Things had not turned out quite as she had planned when selecting Ben to be her husband, but now, after the second dead baby, she gave up her husband and devoted herself to her son. It was
a
new start, but she was getting what she wanted. She had her home, her position in relation to her fellow man, and she had her son. She had a husband who would complacently supply an official parenthood, without interfering in the upbringing of the son. She had picked very well indeed when she picked Ben Chapin, for in this houseful of good manners she encountered no resistance to her acts and methods. And just as though she had done it deliberately (which she had not), she destroyed any love between the boy and his father. The father was made to seem just short of a fool; the son was made to seem just short of sacred.

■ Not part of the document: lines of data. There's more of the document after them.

# smpurkis/PyTorch-Face-Detection-from-Scratch

Hardware: AMD Instinct MI355X
Metric: train imgs/sec (PoolResnet 480^2, bs=256 per GPU) (higher is better)
Workload: dtype f32 (3x3 convs: bf16x3 split MFMA, fp32 accumulate)

## Files before the change

### pytorch-face-detection-from-scratch_amd/csrc/fdet_wgrad3x3_ps.hip

```cpp
#include "fdet_conv3x3_x3.h"
#include "fdet_ps.h"
#include "fdet_ldsdma.h"
#include <algorithm>

using namespace fdet;

typedef __attribute__((address_space(3))) void* lds_void_t;
typedef const __attribute__((address_space(1))) void* glb_void_t;
typedef short s16x4 __attribute__((ext_vector_type(4)));
typedef __attribute__((address_space(3))) s16x4* lds_s16x4_t;
typedef __bf16 bf16x2_t __attribute__((ext_vector_type(2)));
typedef unsigned u32x2_t __attribute__((ext_vector_type(2)));
typedef unsigned u32x4_t __attribute__((ext_vector_type(4)));

namespace {

#ifndef WG_DBG
#define WG_DBG 0
#endif
constexpr int WG_MAXL = 16;
constexpr int XL = 5, ZL = 3;
constexpr int XA = XL * 64 + 4;
constexpr int ZLS = 66;
constexpr int ZA = 212;
constexpr int WG_LDS_UNITS = 16 * XA + 16 * ZA;

struct PsWgArgs {
  const bf16x8* x[WG_MAXL];
  const bf16x8* dz[WG_MAXL];
  float* ws;
  float* wsb;
  int plane, img;
  int lpi, real_lpi, nlines;
  int nslab, lpw;
  unsigned magic_lpi;
};

__device__ __forceinline__ bf16x2_t as_bf16x2(unsigned u) { return __builtin_bit_cast(bf16x2_t, u); }
__device__ __forceinline__ u32x2_t tr2(const char* base, int off) {
  return __builtin_bit_cast(u32x2_t, __builtin_amdgcn_ds_read_tr16_b64_v4i16((lds_s16x4_t)(base + off)));
}
__host__ __device__ constexpr int x_line(int S, int ky, int WP) { return 16 * S + (ky - 1) * WP < 0 ? 0 : (16 * S + (ky - 1) * WP >= 64 ? 2 : 1); }
__host__ __device__ constexpr int x_off(int S, int ky, int WP) {
  return 16 * S + (ky - 1) * WP < 0 ? 16 * S + (ky - 1) * WP + 64 : (16 * S + (ky - 1) * WP >= 64 ? 16 * S + (ky - 1) * WP - 64 : 16 * S + (ky - 1) * WP);
}
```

The years went by. Christmases would come and presents would be exchanged at a most elaborately festooned fireplace, and Ben instituted, but after two tries dropped, the custom of reading
A
Christmas Carol
by Charles Dickens. On the Fourth of July they would go to Ben's office to watch the parade of the Grand Army of the Republic, and Joe would be taken to a children's picnic at The Run. Foley, the coachman who succeeded Connelly, instructed the boy in the arts of riding and driving and introduced him to strong language. The father helped the son with his arithmetic and algebra and first-year Latin, but the mother supervised the rest of his scholastic work. She would hear his spelling and listen to his reading, making him repeat the readings so that she could correct the Pennsylvania Dutchisms that occurred in his speech. Her own accent was refined and precise as a result of the influence of an English nanny, and she was determined to protect Joe as much as possible from the sing-song delivery that was more or less common to Gibbsville children who were not Irish. Ben's speech was plain, closer to New England-Yankee than any other influence, although he pronounced his r's. On such matters as the knotting of a cravat and gentlemanly jewelry Ben was allowed authority, but the only thing he ever really taught the boy was how to swim.